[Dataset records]
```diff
@@ -114,11 +118,11 @@
     Qx = k.quat;
     P = k.pos;
     if (k.jtype == MIR_JNT_REVOLUTE) {
-      float ang = S.qpos[k.qadr], sn, cs;
+      float ang = QGIVEN ? qj : S.qpos[k.qadr], sn, cs;
       sincos_pi2(0.5f * ang, &sn, &cs);
       Qx = qmul(k.quat, Q4{cs, k.axis.x * sn, k.axis.y * sn, k.axis.z * sn});
     } else if (k.jtype == MIR_JNT_PRISMATIC) {
-      P = k.pos + qrot(k.quat, S.qpos[k.qadr] * k.axis);
+      P = k.pos + qrot(k.quat, (QGIVEN ? qj : S.qpos[k.qadr]) * k.axis);
     } else if (k.jtype == MIR_JNT_FREE) {
       P = ld3(&S.qpos[k.qadr]);
       Qx = qnormalize(ld4(&S.qpos[k.qadr + 3]));
diff --git a/gym-genesis_amd/csrc/mir_step_body.inc b/gym-genesis_amd/csrc/mir_step_body.inc
--- a/gym-genesis_amd/csrc/mir_step_body.inc
+++ b/gym-genesis_amd/csrc/mir_step_body.inc
@@ -15,6 +15,8 @@
   __shared__ __attribute__((aligned(16))) ModelTab T;
   __shared__ __attribute__((aligned(16))) float s_hull[CONVEX ? K16_MAX_VERT : 1][4];
   __shared__ int s_help[CPL > 1 ? 4 : 1];
+  constexpr bool SPECP = step_speculates_pose(VARIANT);
+  __shared__ int s_spec[SPECP ? 2 : 1];
   const DevModel* __restrict__ m = a.model;
   const int tid = threadIdx.x & 63;
   const int wave = threadIdx.x >> 6;
@@ -761,8 +763,40 @@
       hk.axis = v3(h3.x, h3.y, h3.z);
     };
     const uint64_t hparents = m->parents;
+    [[maybe_unused]] const bool spec_on = SPECP && fksplit && !a.no_spec_pose;
+    [[maybe_unused]] float sp_q = 0.0f, sp_v = 0.0f;
+    [[maybe_unused]] int sp_dof = 0;
+    [[maybe_unused]] auto spec_snapshot = [&](const BodyK& k) {
+      const bool jointed = lane > 0 && lane < nb && (k.jtype == MIR_JNT_REVOLUTE || k.jtype == MIR_JNT_PRISMATIC);
+      sp_dof = jointed ? T.b_info[lane][3] : 0;
+      sp_q = jointed ? S.qpos[k.qadr] : 0.0f;
+      sp_v = S.qvel[sp_dof];
+    };
+    [[maybe_unused]] auto spec_fk_loop = [&](const BodyK& k) {
+      if constexpr (SPECP) {
+        int have = 0;
+        for (;;) {
+          const int fin = __builtin_amdgcn_readfirstlane(__hip_atomic_load(&s_spec[1], __ATOMIC_ACQUIRE, __HIP_MEMORY_SCOPE_WORKGROUP));
+          const int seq = __builtin_amdgcn_readfirstlane(__hip_atomic_load(&s_spec[0], __ATOMIC_ACQUIRE, __HIP_MEMORY_SCOPE_WORKGROUP));
+          if (seq != have) {
+            float qd = sp_v, qj = sp_q;
+            EULER_AXIS(qd, dt, S.qacc_ws[sp_dof]);
+            EULER_AXIS(qj, dt, qd);
+            group_fk<true, true>(S, lane, nb, hparents, k, row4, qj);
+            have = seq;
+            HSTAMP(62);
+          } else if (fin != 0) {
+            break;
+          } else {
+            __builtin_amdgcn_s_sleep(1);
+          }
+        }
+        HSTAMP(39);
+      }
+    };
     bool ovf_h = false;
     if (ROT) {
+      BodyK hk;
       {
         const float* pre = a.pre + (size_t)env * K16_PRE_STRIDE;
         const f4 head = *reinterpret_cast<const f4*>(pre + K16_PRE_HEAD);
@@ -797,20 +831,27 @@
         WSYNC();
         HSTAMP(54);
         __syncthreads();
+        if (spec_on) fk_consts(hk);
         float hp[G];
         hess_full(hp, nc);
 #pragma unroll
         for (int q = 0; q < 4; q++) stv(&S.M[lane][4 * q], f4{hp[4 * q], hp[4 * q + 1], hp[4 * q + 2], hp[4 * q + 3]});
+        if (spec_on) spec_snapshot(hk);
         HSTAMP(55);
         __syncthreads();
         helper_newton();
       }
-      BodyK hk;
-      fk_consts(hk);
-      __syncthreads();
-      HSTAMP(56);
-      group_fk<true>(S, lane, nb, hparents, hk, row4);
-      HSTAMP(57);
+      if (spec_on) {
+        spec_fk_loop(hk);
+        HSTAMP(56);
+        HSTAMP(57);
+      } else {
+        fk_consts(hk);
+        __syncthreads();
+        HSTAMP(56);
+        group_fk<true>(S, lane, nb, hparents, hk, row4);
+        HSTAMP(57);
+      }
       __syncthreads();
       if (FIRSTONLY) return;
     } else {
@@ -861,6 +902,7 @@
     HSTAMP(45);
     __syncthreads();
     HSTAMP(46);
+    BodyK hk2;
     {
       if (PRE || ROT) {
         if (VARIANT == STEP_PRE48 && a.next_host) {
@@ -873,20 +915,28 @@
         pre_store();
         return;
       }
+      if (spec_on) fk_consts(hk2);
       float hp[G];
       hess_full(hp, S.ncon);
 #pragma unroll
       for (int q = 0; q < 4; q++) stv(&S.M[lane][4 * q], f4{hp[4 * q], hp[4 * q + 1], hp[4 * q + 2], hp[4 * q + 3]});
+      if (spec_on) spec_snapshot(hk2);
     }
     HSTAMP(47);
     __syncthreads();
     helper_newton();
     if (FWD) return;
-    if (fksplit) {
-      BodyK hk;
-      fk_consts(hk);
+    if (spec_on) {
+      spec_fk_loop(hk2);
+      HSTAMP(56);
+      HSTAMP(57);
       __syncthreads();
-      group_fk<true>(S, lane, nb, hparents, hk, row4);
+    } else if (fksplit) {
+      fk_consts(hk2);
+      __syncthreads();
+      HSTAMP(56);
+      group_fk<true>(S, lane, nb, hparents, hk2, row4);
+      HSTAMP(57);
       __syncthreads();
     }
     if constexpr (BIG2) {
@@ -963,6 +1013,7 @@
     if constexpr (CPL > 1) { S.bp_ready = 0; S.bb_done = 0; }
   }
   if constexpr (CPL > 1) { if (tid == 0) { s_help[0] = 0; s_help[1] = 0; s_help[2] = 0; } }
+  if constexpr (SPECP) { if (tid == 0) { s_spec[0] = 0; s_spec[1] = 0; } }
   WSYNC();
 
   STAMP(0);
@@ -1338,6 +1389,7 @@
     }
     STAMP(50);
     if (DUAL && (!post_now || ROT)) __syncthreads();
+    if constexpr (SPECP) __builtin_amdgcn_s_setprio(3);
     STAMP(52);
     const int ncon = S.ncon;
     bool iscon[CPL];
@@ -1402,6 +1454,15 @@
     }
     bool done = nefc == 0;
     float qacc = qas, Ma = 0.0f, ljar = 0.0f;
+    [[maybe_unused]] int spec_seq = 0;
+    [[maybe_unused]] auto spec_publish = [&]() {
+      if constexpr (SPECP) {
+        if (isdof) S.qacc_ws[lane] = qacc;
+        WSYNC();
+        spec_seq += 1;
+        if (tid == 0) __hip_atomic_store(&s_spec[0], spec_seq, __ATOMIC_RELAXED, __HIP_MEMORY_SCOPE_WORKGROUP);
+      }
+    };
     {
       const float ws = S.qacc_ws[lane];
       const float dq = isdof ? ws - qas : 0.0f;
@@ -1451,6 +1512,7 @@
       }
       const float Mab = rowdot_bc(mrow, qacc);
       Ma = isdof ? Mab : 0.0f;
+      spec_publish();
     }
     STAMP(7);
     int niter = 0;
@@ -1748,6 +1810,7 @@
       const bool stagnant = it > 0 && gw > 0.5f * gprev && gw < 4.0f * gfl;
       gprev = gw;
       if (!done && !partial && (moved == 0.0f || stagnant)) { done = true; niter = it + 1; }
+      [[maybe_unused]] const float qacc_was = qacc;
       if (!done) {
         qacc += ald * sv;
         Ma += ald * mv;
@@ -1763,6 +1826,7 @@
         const float gnew = fabsf(1.0f - alpha) * gn, gwnew = fabsf(1.0f - alpha) * gw;
         if (!done && ncross == 0.0f && (scale * gnew < tol || gwnew < gfl)) done = true;
       }
+      if constexpr (SPECP) { if (__any(isdof && qacc != qacc_was)) spec_publish(); }
 #ifdef MIR_DEBUG_TRACE
       if (a.prof && valid && env == (int)a.prof[255] && it < 8) {
         float* tr = reinterpret_cast<float*>(a.prof + 256) + (it * G + lane) * 16;
@@ -1774,6 +1838,8 @@
       if (it == 0) STAMP(21);
       ITSTAMP(it, 7);
     }
+    if constexpr (SPECP) { if (tid == 0) __hip_atomic_store(&s_spec[1], spec_seq + 1, __ATOMIC_RELAXED, __HIP_MEMORY_SCOPE_WORKGROUP); }
+    PSTAMP(38);
     if (DUAL && (!post_now || ROT) && !met4) __syncthreads();
     if constexpr (CPL > 1) { if (tid == 0) __hip_atomic_store(&s_help[0], -1, __ATOMIC_RELEASE, __HIP_MEMORY_SCOPE_WORKGROUP); }
     if constexpr (FWD) {
@@ -1823,13 +1889,13 @@
 
     WSYNC();
     if (isdof) {
-      S.qvel[lane] += dt * qacc;
+      EULER_AXIS(S.qvel[lane], dt, qacc);
       S.qacc_ws[lane] = qacc;
     }
     WSYNC();
     if (isdof) {
       const float qd = S.qvel[lane];
-      if (d_kind < 2) S.qpos[d_qadr] += dt * qd;
+      if (d_kind < 2) EULER_AXIS(S.qpos[d_qadr], dt, qd);
       else if (d_kind == 2) S.qpos[T.b_info[d_body][2] + d_axis_k] += dt * qd;
     }
     if (step_sends_host_bytes(VARIANT) && a.term_host && term_early) {
@@ -1852,7 +1918,7 @@
     }
     if (fksplit) {
       WSYNC();
-      __syncthreads();
+      if (!(SPECP && !a.no_spec_pose)) __syncthreads();
     }
     if (isdof) {
       if (d_kind == 3 && d_axis_k == 0) {
@@ -1886,8 +1952,12 @@
         st4v(S.xquat[lane], qnormalize(ld4(&S.qpos[bk.qadr + 3])));
       }
       WSYNC();
+      PSTAMP(36);
+      if constexpr (SPECP) __builtin_amdgcn_s_setprio(0);
       __syncthreads();
+      PSTAMP(37);
     } else {
+      if constexpr (SPECP) __builtin_amdgcn_s_setprio(0);
       group_fk(S, lane, nb, parents, bk, row4);
     }
     if (a.rows && a.rows_step && (step + 1 < nsteps || a.ar.episode_len) && valid && (!XR || !ovf_env)) {
```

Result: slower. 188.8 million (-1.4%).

WORK ITEM.
Filter the records for the string "true" and copy every line that holds it.

WRITTEN REPLY.
+            group_fk<true, true>(S, lane, nb, hparents, k, row4, qj);
-      group_fk<true>(S, lane, nb, hparents, hk, row4);
+        group_fk<true>(S, lane, nb, hparents, hk, row4);
-      group_fk<true>(S, lane, nb, hparents, hk, row4);
+      group_fk<true>(S, lane, nb, hparents, hk2, row4);
       if (!done && !partial && (moved == 0.0f || stagnant)) { done = true; niter = it + 1; }
         if (!done && ncross == 0.0f && (scale * gnew < tol || gwnew < gfl)) done = true;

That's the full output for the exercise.